Montreal Falls area is on my list.

https://www.google.com/maps/uv?hl=e...d=0ahUKEwiP-Nrmz4_bAhWD6YMKHc_6ApsQoioIrgEwDg


----------



## Crawfish (May 7, 2002)

FREEPOP said:


> Montreal Falls area is on my list.
> 
> https://www.google.com/maps/uv?hl=en&pb=!1s0x4d50782b99944b07:0x84f86ab79f41793!2m22!2m2!1i80!2i80!3m1!2i20!16m16!1b1!2m2!1m1!1e1!2m2!1m1!1e3!2m2!1m1!1e5!2m2!1m1!1e4!2m2!1m1!1e6!3m1!7e115!4shttps://www.youtube.com/watch?v=38smukVjUX0!5smontreal+falls+copper+harbor+mi+-+Google+Search&imagekey=!1e1!2shttps://i.ytimg.com/vi/38smukVjUX0/maxresdefault.jpg&sa=X&ved=0ahUKEwiP-Nrmz4_bAhWD6YMKHc_6ApsQoioIrgEwDg


Shhhh! Don't tell anyone!  That place is awesome. I have been there several times, but I'll admit it didn't immediately come to mind, so thanks for the reminder! I am definitely going to work that into one of my trips with the kids.


----------



## Crawfish (May 7, 2002)

thill said:


> I read the title of your thread and immediately thought about the North or South Manitou islands. I've read they are the most scenic backpacking opportunities in MI. I think the list you have is better than any other options that comes to my mind.
> 
> Sounds like a fun trip! Good luck!


Thanks, I didn't know if I was overlooking anything! 

While I have not been to South Manitou yet, I will probably reserve that one for a two-night weekend trip when we don't have as much time. Definitely want to check that one out, too.

I do have the Jim DuFresne book, Backpacking in Michigan, which I highly recommend. It has plenty of suggestions, but it is hard to sort out the best of the best when there are so many options...


----------



## kroppe (May 7, 2000)

I have backpacked the Porcupines for one week, and Pictured Rocks for 3 days. Both good. Porcupines are more scenic in my view, but the journey there is a challenge, schedule-wise. Your kids are at a great age for this type of trip.


----------



## 2PawsRiver (Aug 4, 2002)

A good warm up would be the Manistee River Loop. Have done it a couple times, great scenery, diverse woods.


----------



## LooksMoosey (Aug 29, 2015)

Negwegon is great for kids. Reservations are required but the sites are private and the hiking is easy.






Sleepy Hollow is another good one if you like to basecamp and hike. Nice beach and fishing for the kiddos as well.

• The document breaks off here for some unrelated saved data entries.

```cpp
int cdb_get_stat(const cdb_index* h, const char* name, double* value) {
    if (!h || !name || !value) return CDB_E_INVALID;
    const BuildStats& b = h->ix.bstats;
    const QueryStats& q = h->ix.qstats;
    struct { const char* n; double v; } tab[] = {
        {"build_ms", b.build_ms}, {"alloc_ms", b.alloc_ms}, {"free_ms", b.free_ms}, {"rounds", (double)b.rounds}, {"ext_rounds", (double)b.ext_rounds},
        {"dbl_rounds", (double)b.dbl_rounds}, {"unresolved_after_initial", (double)b.unresolved_initial},
        {"unresolved_max", (double)b.unresolved_max}, {"sort_passes", (double)b.sort_passes},
        {"sort_passes_skipped", (double)b.sort_passes_skipped}, {"isa_built", (double)b.isa_built}, {"fused_keygen", (double)b.fused_keygen}, {"dense_keys", (double)b.dense_keys}, {"key_layout", (double)b.key_layout}, {"bucketed", (double)b.bucketed}, {"bucket_groups", (double)b.bucket_groups}, {"segmented", (double)b.segmented}, {"fused_records", (double)b.fused_records}, {"sweep_records", (double)b.sweep_records}, {"vl_key_bits", (double)b.vl_key_bits}, {"partial_levels", (double)b.partial_levels}, {"list_rounds", (double)b.list_rounds}, {"pairclass_fused", (double)b.pairclass_fused}, {"group_sorts", (double)b.group_sorts}, {"group_sort_fallbacks", (double)b.group_sort_fallbacks}, {"vl_avg_len", b.vl_avg_len}, {"vl_rate", b.vl_rate}, {"vl_est_unresolved", b.vl_est_unresolved}, {"fixed_est_unresolved", b.fixed_est_unresolved}, {"gen_prebased", (double)b.gen_prebased}, {"root_folded", (double)b.root_folded}, {"flags_in_last_pass", (double)b.flags_in_last_pass}, {"msd_first", (double)b.msd_first}, {"bucket_low_digits", (double)b.bucket_low_digits}, {"key_directory_cells", h->ix.h_keydir.empty() ? 0.0 : (double)(h->ix.h_keydir.size() - 1)}, {"group_fallbacks", (double)h->ix.group_fallbacks}, {"dense_key_retries", (double)h->ix.dense_key_retries}, {"self_check_fallbacks", (double)h->ix.self_check_fallbacks}, {"sa_packed", h->ix.sa_packed ? 1.0 : 0.0}, {"sa_bytes_per_entry", h->ix.sa_packed ? 5.0 : (double)h->ix.width}, {"self_check_pairs", (double)h->ix.self_check_pairs}, {"self_check_ms", h->ix.self_check_ms}, {"self_check_coverage", h->ix.size > 1 ? (double)h->ix.self_check_pairs / (double)(h->ix.size - 1) : 0.0},
        {"order_proved", (h->ix.proof.state.load() == 2 || h->ix.proof.state.load() == 3 || (h->ix.self_check == 2 && h->ix.width != 0)) ? 1.0 : 0.0},
        {"proof_state", (double)h->ix.proof.state.load()}, {"proof_ms", h->ix.proof.ms}, {"proof_repair_ms", h->ix.proof.repair_ms},
        {"proof_pairs", (double)h->ix.proof.pairs}, {"proof_bad_pairs", (double)h->ix.proof.found[0]}, {"proof_invalid_entries", (double)h->ix.proof.found[1]}, {"proof_skipped_pairs", (double)h->ix.proof.skipped}, {"proof_mixed_pairs", (double)h->ix.proof.mixed},
        {"proof_runs", (double)h->ix.proof.runs}, {"pool_big_mallocs", (double)DevPool::get().big_mallocs()}, {"premap_ms", h->ix.proof.premap_ms}, {"premap_bytes", (double)h->ix.proof.premap_bytes},
        {"key_symbols", (double)b.key_symbols}, {"symbol_bits", (double)b.symbol_bits},
        {"alphabet", (double)b.alphabet}, {"digit_bits", (double)b.digit_bits}, {"final_depth", (double)b.final_depth}, {"compat_rotations", (double)b.compat_rotations},
        {"compat_depth", (double)b.compat_depth},
        {"host_upload_ms", h->ix.host_upload_ms}, {"host_free_ms", h->ix.host_free_ms},
        {"resident_answers", (double)h->ix.res_answers}, {"launched_answers", (double)h->ix.launched_answers}, {"resident_mode", (double)h->ix.resident_mode},
        {"cluster_table_bytes", h->ix.clu.valid ? (double)h->ix.clu.bytes() : 0.0}, {"cluster_classes", (double)h->ix.clu.nclasses},
        {"cluster_prepare_ms", h->ix.clu.prepare_ms}, {"cluster_ms", h->ix.clu.last_ms}, {"cluster_resorted", h->ix.clu.resorted ? 1.0 : 0.0},
        {"query_ms", q.query_ms}, {"query_upload_ms", q.upload_ms}, {"query_device_ms", q.device_ms}, {"query_download_ms", q.download_ms}, {"query_hits", (double)q.nhits}, {"query_rows", (double)q.nrows},
    };
    for (auto& e : tab)
        if (!std::strcmp(e.n, name)) {
            *value = e.v;
            return CDB_OK;
        }
    return CDB_E_INVALID;
}

int cdb_profile_get(cdb_index* h, const char* kernel, double* total_ms, uint64_t* launches, uint64_t* bytes) {
    if (!h || !kernel) return CDB_E_INVALID;
    std::lock_guard<std::mutex> g(h->ix.mu);
    auto it = h->ix.prof.recs.find(kernel);
    if (it == h->ix.prof.recs.end()) return CDB_E_INVALID;
    if (total_ms) *total_ms = it->second.ms;
    if (launches) *launches = it->second.launches;
    if (bytes) *bytes = it->second.bytes;
    return CDB_OK;
}

int cdb_profile_dump(cdb_index* h, char* buf, size_t cap) {
    if (!h || !buf || cap == 0) return CDB_E_INVALID;
    std::lock_guard<std::mutex> g(h->ix.mu);
    std::string s;
    for (auto& kv : h->ix.prof.recs) {
        char line[256];
        std::snprintf(line, sizeof(line), "%s %.6f %llu %llu\n", kv.first.c_str(), kv.second.ms,
                      (unsigned long long)kv.second.launches, (unsigned long long)kv.second.bytes);
        s += line;
    }
    std::strncpy(buf, s.c_str(), cap - 1);
    buf[cap - 1] = 0;
    return CDB_OK;
}

int cdb_debug_verify(cdb_index* h, uint64_t out[5]) {
    if (!h || !out) return CDB_E_INVALID;
    return guarded(h, [&] {
        Index& ix = h->ix;
        std::lock_guard<std::mutex> g(ix.mu);
        DeviceScope dscope(ix);
        if (ix.width == 0) throw Error("index has not been built");
        verify_suffix_array(ix, out);
    });
}

int cdb_debug_self_check(cdb_index* h, int full, uint64_t out[2]) {
    if (!h || !out) return CDB_E_INVALID;
    return guarded(h, [&] {
        Index& ix = h->ix;
        std::lock_guard<std::mutex> g(ix.mu);
        DeviceScope dscope(ix);
        if (ix.width == 0) throw Error("index has not been built");
        spot_check_suffix_array(ix, full ? 0u : (uint32_t)std::min<uint64_t>(1u << 15, ix.size > 1 ? ix.size - 1 : 1), out);
    });
}

int cdb_proof_wait(cdb_index* h, double timeout_ms) {
    if (!h) return CDB_E_INVALID;
    const double t0 = wall_ms();
    for (;;) {
        const int st = h->ix.proof.state.load();
        if (st != 1 && !h->ix.proof.busy.load(std::memory_order_acquire)) return st;
        if (timeout_ms >= 0 && wall_ms() - t0 >= timeout_ms) return st;
        std::this_thread::sleep_for(std::chrono::microseconds(200));
    }
}

int cdb_debug_verify_reference(cdb_index* h, uint64_t out[4]) {
    if (!h || !out) return CDB_E_INVALID;
// ... 125 lines not shown
```

coffeedb_amd/csrc/common.h:

```cpp
#pragma once
#include <hip/hip_runtime.h>

#include <algorithm>
#include <atomic>
#include <cstdint>
#include <cstdio>
#include <cstdlib>
#include <cstring>
#include <map>
#include <mutex>
#include <stdexcept>
#include <string>
#include <vector>

namespace cdb {

struct Error : std::runtime_error {
    using std::runtime_error::runtime_error;
};
struct RetryWithDenseKeys : Error {
    using Error::Error;
};

#define CDB_HIP(expr)                                                                            \
// ... 346 lines not shown
        std::lock_guard<std::mutex> g(mu_);
        live_[p] = need;
        return p;
    }
    bool release(void* p) {
        size_t bytes;
        {
            std::lock_guard<std::mutex> g(mu_);
            auto it = live_.find(p);
            if (it == live_.end()) return false;
            bytes = it->second;
            live_.erase(it);
            if (cached_ + bytes <= limit_) {
                free_.push_back(Block{p, bytes});
                cached_ += bytes;
                return true;
            }
        }
        (void)hipHostFree(p);
        return true;
    }
    void trim() {
        std::vector<Block> blocks;
        {
            std::lock_guard<std::mutex> g(mu_);
            blocks.swap(free_);
            cached_ = 0;
        }
        for (auto& b : blocks) (void)hipHostFree(b.p);
    }
    size_t cached_bytes() {
        std::lock_guard<std::mutex> g(mu_);
        return cached_;
    }

private:
    struct Block { void* p; size_t bytes; };
    std::mutex mu_;
    std::vector<Block> free_;
    std::map<void*, size_t> live_;
    size_t cached_ = 0;
    size_t limit_ = 8ull << 30;
};

inline void* host_alloc(size_t bytes, bool zero = false) {
    if (bytes == 0) bytes = 8;
    void* p = bytes >= HostPool::kMinPinned ? HostPool::get().alloc(bytes) : nullptr;
    if (!p) p = std::malloc(bytes);
    if (!p) throw std::bad_alloc();
    if (zero) std::memset(p, 0, bytes);
    return p;
}
inline void host_free(void* p) {
    if (p && !HostPool::get().release(p)) std::free(p);
}

struct Profiler {
    struct Rec { double ms = 0; uint64_t launches = 0; uint64_t bytes = 0; };
    struct Pending { std::string name; hipEvent_t a, b; uint64_t bytes; };
    bool enabled = false;
    std::map<std::string, Rec> recs;
    std::vector<Pending> pending;
    std::vector<hipEvent_t> pool;

    hipEvent_t get_event() {
        if (!pool.empty()) { hipEvent_t e = pool.back(); pool.pop_back(); return e; }
        hipEvent_t e;
        CDB_HIP(hipEventCreate(&e));
        return e;
    }
    int begin(hipStream_t s) {
        if (!enabled) return -1;
        Pending p{"", get_event(), get_event(), 0};
        CDB_HIP(hipEventRecord(p.a, s));
        pending.push_back(p);
        return (int)pending.size() - 1;
    }
    void end(int tok, const char* name, uint64_t bytes, hipStream_t s) {
        if (tok < 0) return;
        pending[tok].name = name;
        pending[tok].bytes = bytes;
        CDB_HIP(hipEventRecord(pending[tok].b, s));
    }
    void resolve() {
        for (auto& p : pending) {
            float ms = 0;
            if (hipEventElapsedTime(&ms, p.a, p.b) == hipSuccess) {
                Rec& r = recs[p.name];
                r.ms += ms;
                r.launches += 1;
                r.bytes += p.bytes;
            }
            pool.push_back(p.a);
            pool.push_back(p.b);
        }
        pending.clear();
    }
    void reset() { recs.clear(); }
    ~Profiler() {
        for (auto& p : pending) { (void)hipEventDestroy(p.a); (void)hipEventDestroy(p.b); }
        for (auto e : pool) (void)hipEventDestroy(e);
    }
};

}
```

coffeedb_amd/csrc/index_impl.h:

```cpp
#pragma once
#include <atomic>
#include <condition_variable>
#include <mutex>
#include <thread>
#include <string>
#include <vector>

#include "../../include/coffeedb_gpu.h"
#include "common.h"
#include "radix_sort.h"

namespace cdb {

constexpr int TEXT_PAD = 128;

struct BuildStats {
    double build_ms = 0, alloc_ms = 0, free_ms = 0;
    int rounds = 0;
    int ext_rounds = 0;
    int dbl_rounds = 0;
    uint64_t unresolved_initial = 0;
    uint64_t unresolved_max = 0;
    int sort_passes = 0;
    int sort_passes_skipped = 0;
    int isa_built = 0;
    int fused_keygen = 0;
    int key_layout = 0;
    int dense_keys = 0;
    int bucketed = 0;
    int bucket_low_digits = 0;
    int bucket_groups = 0;
    int root_folded = 0;
    int flags_in_last_pass = 0;
    int msd_first = 0;
    int gen_prebased = 0;
    int fused_records = 0;
    int sweep_records = 0;
    int pairclass_fused = 0;
    int list_rounds = 0;
    int group_sorts = 0, group_sort_fallbacks = 0;
    int partial_levels = 0;
    int vl_key_bits = 0;
    double vl_avg_len = 0, vl_rate = 0, vl_est_unresolved = 0, fixed_est_unresolved = 0;
    int segmented = 0;
    uint64_t gather_items = 0;
    int key_symbols = 0, symbol_bits = 0, alphabet = 0, digit_bits = 8;
    uint64_t final_depth = 0;
    uint64_t compat_rotations = 0, compat_depth = 0;
};
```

Waterloo Pinkney is another great one for a multi day trip with kids. Just avoid the buggy season. This can be a good warm up for bigger hikes like PR or IR.


----------



## celticcurl (Apr 4, 2012)

I've watched several of their videos since you posted this. The bugs on the Pinckney Waterloo trail had me LMAO. They were HORRIBLE this spring... then the rain stopped and the mosquitoes stopped so the rest of the year was mosquitoe and mushroom free!


----------



## LooksMoosey (Aug 29, 2015)

celticcurl said:


> I've watched several of their videos since you posted this. The bugs on the Pinckney Waterloo trail had me LMAO. They were HORRIBLE this spring... then the rain stopped and the mosquitoes stopped so the rest of the year was mosquitoe and mushroom free!


Those bugs were sooooo bad!!!


----------



## tdejong302 (Nov 28, 2004)

Grand Island in Munising has a 2-3 day hike around its perimeter. Grand Islands National Recreation area. Its between Munising and Christmas.. Todd at http://www.powellshoreslodge.com You can also rent mountain bikes, kayaks or paddle boards. Some of the prettiest beaches and most awesome views you will see.


----------



## swampbuck (Dec 23, 2004)

Crawfish said:


> Shhhh! Don't tell anyone!  That place is awesome. I have been there several times, but I'll admit it didn't immediately come to mind, so thanks for the reminder! I am definitely going to work that into one of my trips with the kids.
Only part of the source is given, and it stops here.